Girl From The Northern Country, Mirvish Prod.

Following a successful 2017 debut at the Old Vic, Conor McPherson’s hard-hitting show has transferred to the West End ahead of a Broadway run.

Featuring some 20 songs from Bob Dylan’s song book, Girl From the North Country is not your typical musical. Nor is it really a jukebox musical; the selection only features a handful of well-known hits, and with the help of some clever new arrangements, it feels much more like a contemporary ‘play with songs’. Aside from Like a Rolling Stone, I Want You and Hurricane, and a few lines from Make You Feel My Love (yes, the one Adele covered) the songs will only be familiar to Dylan enthusiasts – but the arrangements and performances render them perfectly enjoyable.

The writing is inventive but the plot is tricky. Set in Duluth – Bob Dylan’s hometown – in 1934, it follows Nick (Donald Sage Mackay) and his wife Elizabeth (Katie Brayben). In the context of the Great Depression everyone is struggling to get by, not least Nick who is nearly bankrupt; his unemployed son spends his days drinking and dreaming of being a writer, his adopted daughter is unmarried and pregnant, and he’s struggling to look after his wife who has dementia. Around this family McPherson has written a diverse ensemble from all backgrounds, each with their own troubled back stories.

Girl From The Northern Country, Mirvish Prod.

There’s a lot going on and, even with the surprising amount of dialogue, it’s not always easy to follow.

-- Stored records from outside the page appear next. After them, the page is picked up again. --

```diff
@@ -730,7 +734,8 @@
             {
                 const float mm = smax[ro.as], inv = sinv[ro.as];
                 float* al = p.alpha + (sp + ro.ab) * p.Rp + ro.ar0;
-                for (int r = tid; r < ro.an; r += 512) al[r] = __expf(sc[r] - mm) * inv;
+                const int alen_a = s_alen;
+                for (int r = tid; r < ro.an; r += 512) { const float a = __expf(sc[r] - mm) * inv; al[r] = t < alen_a ? a : 0.f; }
             }
             __syncthreads();
             xdec_o_proj<NB, 16>(a, p, c, sn, t, &dr, wow, actx, red, ll_o);
@@ -995,7 +1000,7 @@
             float m = -3.0e38f, l = 0.f, acc[8];
 #pragma unroll
             for (int e = 0; e < 8; ++e) acc[e] = 0.f;
-            xdec_walk<ATT_U, true>(xiA, xaA, xiB, xaB, ro, tg & 1, ah, bt, m, l, acc, nullptr, lane);
+            xdec_walk<ATT_U, true>(xiA, xaA, xiB, xaB, ro, ro.nblk, tg & 1, ah, bt, m, l, acc, nullptr, lane);
             xdec_p3_publish<NQ, PP>(m, l, acc, c, ro.ab, ro.aq, t, p.part, wred, redc);
         }
         if constexpr (!PP) xbar(xsync, rank, ++ph, err, &s_dead);
diff --git a/latex_ocr_amd/engine.py b/latex_ocr_amd/engine.py
--- a/latex_ocr_amd/engine.py
+++ b/latex_ocr_amd/engine.py
@@ -191,7 +191,7 @@
         slot["ev"].record(torch.cuda.current_stream(self.device))
         return slot["dev"][:n]
 
-    def forward(self, img, formula, dropout=None, phase_hook=None, before_decoder=None):
+    def forward(self, img, formula, dropout=None, phase_hook=None, before_decoder=None, lengths=None):
         B, H, W = int(img.shape[0]), int(img.shape[1]), int(img.shape[2])
         T = int(formula.shape[1])
         self.live_B = B
@@ -214,6 +214,8 @@
             self.shape.dropout_seed = int(dropout[1]) & 0x7FFFFFFF
         self._img = self._to_dev(img, torch.uint8)
         self._formula = self._to_dev(formula, torch.int32)
+        if lengths is not None:
+            self._bind_lengths(lengths)
         st = self._stream()
         self._bind_side()
         self._ck(self.lib.lxo_encoder_fwd(self.sref(), _p(self.params), _p(self.wpack), _p(self.ws), _p(self._img), st), "encoder_fwd")
@@ -221,13 +223,19 @@
             phase_hook("encoder_fwd")
         if before_decoder is not None:
             torch.cuda.current_stream(self.device).wait_event(before_decoder)
-        self._ck(self.lib.lxo_decoder_train_fwd(self.sref(), _p(self.params), _p(self.wpack), _p(self.ws), _p(self._formula), st),
-                 "decoder_train_fwd")
+        self._decoder_fwd(st, lengths is not None)
         if (not self._xdec_checked and self.dtype == _abi.LXO_BF16 and self.step_kernels == 0 and self.device.type == "cuda"
                 and (B, H, W) not in self._nochain_shapes):
             if self._check_chain():
-                self._ck(self.lib.lxo_decoder_train_fwd(self.sref(), _p(self.params), _p(self.wpack), _p(self.ws), _p(self._formula), st),
-                         "decoder_train_fwd")
+                self._decoder_fwd(st, lengths is not None)
+
+    def _decoder_fwd(self, st, live):
+        if live:
+            self._ck(self.lib.lxo_decoder_train_fwd_live(self.sref(), _p(self.params), _p(self.wpack), _p(self.ws), _p(self._formula),
+                                                         _p(self._lengths), st), "decoder_train_fwd_live")
+        else:
+            self._ck(self.lib.lxo_decoder_train_fwd(self.sref(), _p(self.params), _p(self.wpack), _p(self.ws), _p(self._formula), st),
+                     "decoder_train_fwd")
 
     def chain_status(self, backward=False):
         o = XDEC_BLOCK_BYTES // 4 if backward else 0
@@ -358,10 +366,14 @@
             return t
         return t.pin_memory().to(self.device, non_blocking=True)
 
-    def loss(self, lengths, inv_ntok=None, ntok_dev=None, ntok_event=None, weights=None, row_weights=None, _padded=False, label_smoothing=0.0):
+    def loss(self, lengths, inv_ntok=None, ntok_dev=None, ntok_event=None, weights=None, row_weights=None, _padded=False, label_smoothing=0.0,
+             _bound=False):
         eps = self._check_smoothing("loss", label_smoothing)
+        if _bound:
+            lengths = None
         if weights is None and row_weights is None:
-            self._bind_lengths(lengths)
+            if lengths is not None:
+                self._bind_lengths(lengths)
             wt = wr = None
         else:
             live = int(getattr(self, "live_B", self.shape.B))
@@ -533,11 +545,11 @@
             self._chain_health_poll()
         if dist is not None and norm is None:
             ntok, ev = dist.sum_count_async(n_local)
-            self.forward(img, formula, dropout=drop, before_decoder=ev)
-            stats = self.loss(lengths, ntok_dev=ntok, ntok_event=ev, **wkw)
+            self.forward(img, formula, dropout=drop, before_decoder=ev, lengths=lengths)
+            stats = self.loss(lengths, ntok_dev=ntok, ntok_event=ev, _bound=True, **wkw)
         else:
-            self.forward(img, formula, dropout=drop)
-            stats = self.loss(lengths, 1.0 / (float(n_local) if norm is None else float(norm)), **wkw)
+            self.forward(img, formula, dropout=drop, lengths=lengths)
+            stats = self.loss(lengths, 1.0 / (float(n_local) if norm is None else float(norm)), _bound=True, **wkw)
         self.backward(comm=dist.reduce_range_fn(self.grads) if dist is not None else None)
         if dist is not None:
             dist.finish()
@@ -853,12 +865,10 @@
 
     def _score_piece(self, img, formula, lengths, top1_on, k=0, al=None):
         while True:
-            self.forward(img, formula)
+            self.forward(img, formula, lengths=np.asarray(lengths, dtype=np.int32).reshape(-1))
             B, T = int(self.shape.B), int(self.shape.T)
             live, n = int(self.live_B), B * T
-            ln = np.zeros(B, np.int32)
-            ln[:live] = lengths
-            ln_dev = self._lengths_dev(ln)
+            ln_dev = self._lengths
             chain = self._chains_possible()
             na = 2 * n + B
             ns = na + (2 * n * k + 2 * n if k else 0)
```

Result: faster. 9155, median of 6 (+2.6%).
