# NVlabs/InstantSplat

Hardware: AMD Instinct MI355X
Metric: train_iters_per_sec (higher is better)
Workload: dtype f32

## Files before the change

### include/mi355gs.h

```cpp
#ifndef MI355GS_H
#define MI355GS_H

#include <stddef.h>
#include <stdint.h>

#ifdef __cplusplus
extern "C" {
#endif

#define MI355GS_ABI_VERSION 10

#define MI355GS_OK 0
#define MI355GS_EINVAL (-1)
#define MI355GS_ELAUNCH (-2)
#define MI355GS_EOVERFLOW (-3)

int mi355gs_abi_version(void);
const char* mi355gs_error_string(int code);

size_t mi355gs_raster_geom_bytes(int P);
size_t mi355gs_raster_tiles_bytes(int W, int H);
size_t mi355gs_raster_binning_bytes(int64_t num_instances, int W, int H);

int mi355gs_raster_forward_preprocess(
    void* stream, int P, int D, int M, int W, int H,
    const float* means3D, const float* shs, const float* shs_rest, const float* colors_precomp, const float* opacities,
    const float* scales, float scale_modifier, const float* rotations, const float* cov3D_precomp,
    const float* viewmatrix, const float* projmatrix, const float* campos,
    float tanfovx, float tanfovy, int prefiltered,
    int32_t* radii, void* geom, void* tiles, int32_t* num_rendered, uint8_t* visible, void* grad_scratch, int debug);

int mi355gs_raster_forward_render(
    void* stream, int P, int W, int H, int64_t capacity, const float* bg,
    const void* geom, void* tiles, void* binning, float* out_color, int debug);

size_t mi355gs_raster_binning_bytes_render_only(int64_t num_instances, int W, int H);
int mi355gs_raster_forward_render_only(
    void* stream, int P, int W, int H, int64_t capacity, const float* bg,
    const void* geom, void* tiles, void* binning, float* out_color, int debug);

size_t mi355gs_raster_grad_scratch_bytes(int P);
size_t mi355gs_raster_grad_gate_offset(int P);
int mi355gs_raster_backward(
    void* stream, int P, int D, int M, int W, int H, const float* bg,
    const float* means3D, const float* shs, const float* shs_rest, const float* colors_precomp, const float* opacities,
    const float* scales, float scale_modifier, const float* rotations, const float* cov3D_precomp,
    const float* viewmatrix, const float* projmatrix, const float* campos,
    float tanfovx, float tanfovy,
    const void* geom, void* tiles, const void* binning, int64_t capacity, const int32_t* radii,
    const float* out_color, const float* dL_dpix, void* grad_scratch,
    float* dL_dmeans3D, float* dL_dmeans2D, float* dL_dshs, float* dL_dshs_rest, float* dL_dcolors, float* dL_dopacities,
    float* dL_dscales, float* dL_drotations, float* dL_dcov3D, int grad_scratch_is_clear, int debug);

int mi355gs_raster_mark_visible(void* stream, int P, const float* means3D, const float* viewmatrix,
                                const float* projmatrix, uint8_t* present);

int mi355gs_raster_frame_stats(void* stream, int W, int H, const void* tiles, int64_t* stats);

int mi355gs_tune_min_units(int min_units);

int mi355gs_tune_deterministic(int on);

int mi355gs_tune_scale_grad(int mode);

int mi355gs_profile_begin(void);
int mi355gs_profile_set_period(int every);
int mi355gs_profile_work_counters(void* counters);
int mi355gs_profile_read(int kind, double* total_ms, int* launches);
int mi355gs_profile_end(void);
int mi355gs_profile_ranges(int on);

size_t mi355gs_ssim_scratch_bytes(int B, int C, int H, int W);
int mi355gs_ssim_forward(void* stream, int B, int C, int H, int W, const float* img1, const float* img2,
                         float* dm_dmu1, float* dm_dsigma1_sq, float* dm_dsigma12,
                         void* scratch, float* ssim_mean, float* l1_mean, int padding_valid);
int mi355gs_ssim_backward(void* stream, int B, int C, int H, int W, const float* img1, const float* img2,
                          const float* dm_dmu1, const float* dm_dsigma1_sq, const float* dm_dsigma12,
                          const float* ssim_grad_scale, const float* l1_grad_scale, float* dL_dimg1, int padding_valid);
int mi355gs_l1_ssim_loss_fused(void* stream, int B, int C, int H, int W, const float* img1, const float* img2, void* scratch,
                               float lambda_dssim, float* ssim_mean, float* l1_mean, float* loss, float* dloss_dimg1);
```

It also gets pretty heavy-going in places – don’t expect to leave the performance with any kind of feel-good glow. Something that is consistently good and enjoyable, though, is the sheer quality of the music. Nobel Prize Laureate Bob Dylan has some great melodies and intelligent, observational lyrics about American society – they fit remarkably well given the show is set decades prior to his most prolific years.

As mentioned the arrangements here are great – there are lots of haunting choral vocals, while the orchestration relies on instruments available in the 1930s – it all sounds very authentic. The songs also reveal a number of incredibly talented vocalists – Gloria Obianyo’s solo is a powerful moment, particularly when she sings in her lower register, while Katie Brayben’s final number is a real wow moment. These two may be the highlights but there are plenty of singers bringing solid vocals to the stage.

Girl From the North Country is an unusual proposition – it’s certainly not a straightforward, easy-watching musical. It’s a bittersweet show with some hard-hitting moments – quite a departure from the festive feel-good shows currently occupying most of London’s West End. But there’s a lot to enjoy here – it’s a smart and classy production, full of wonderful music. It won’t be to everyone’s taste but it gets an awful lot right.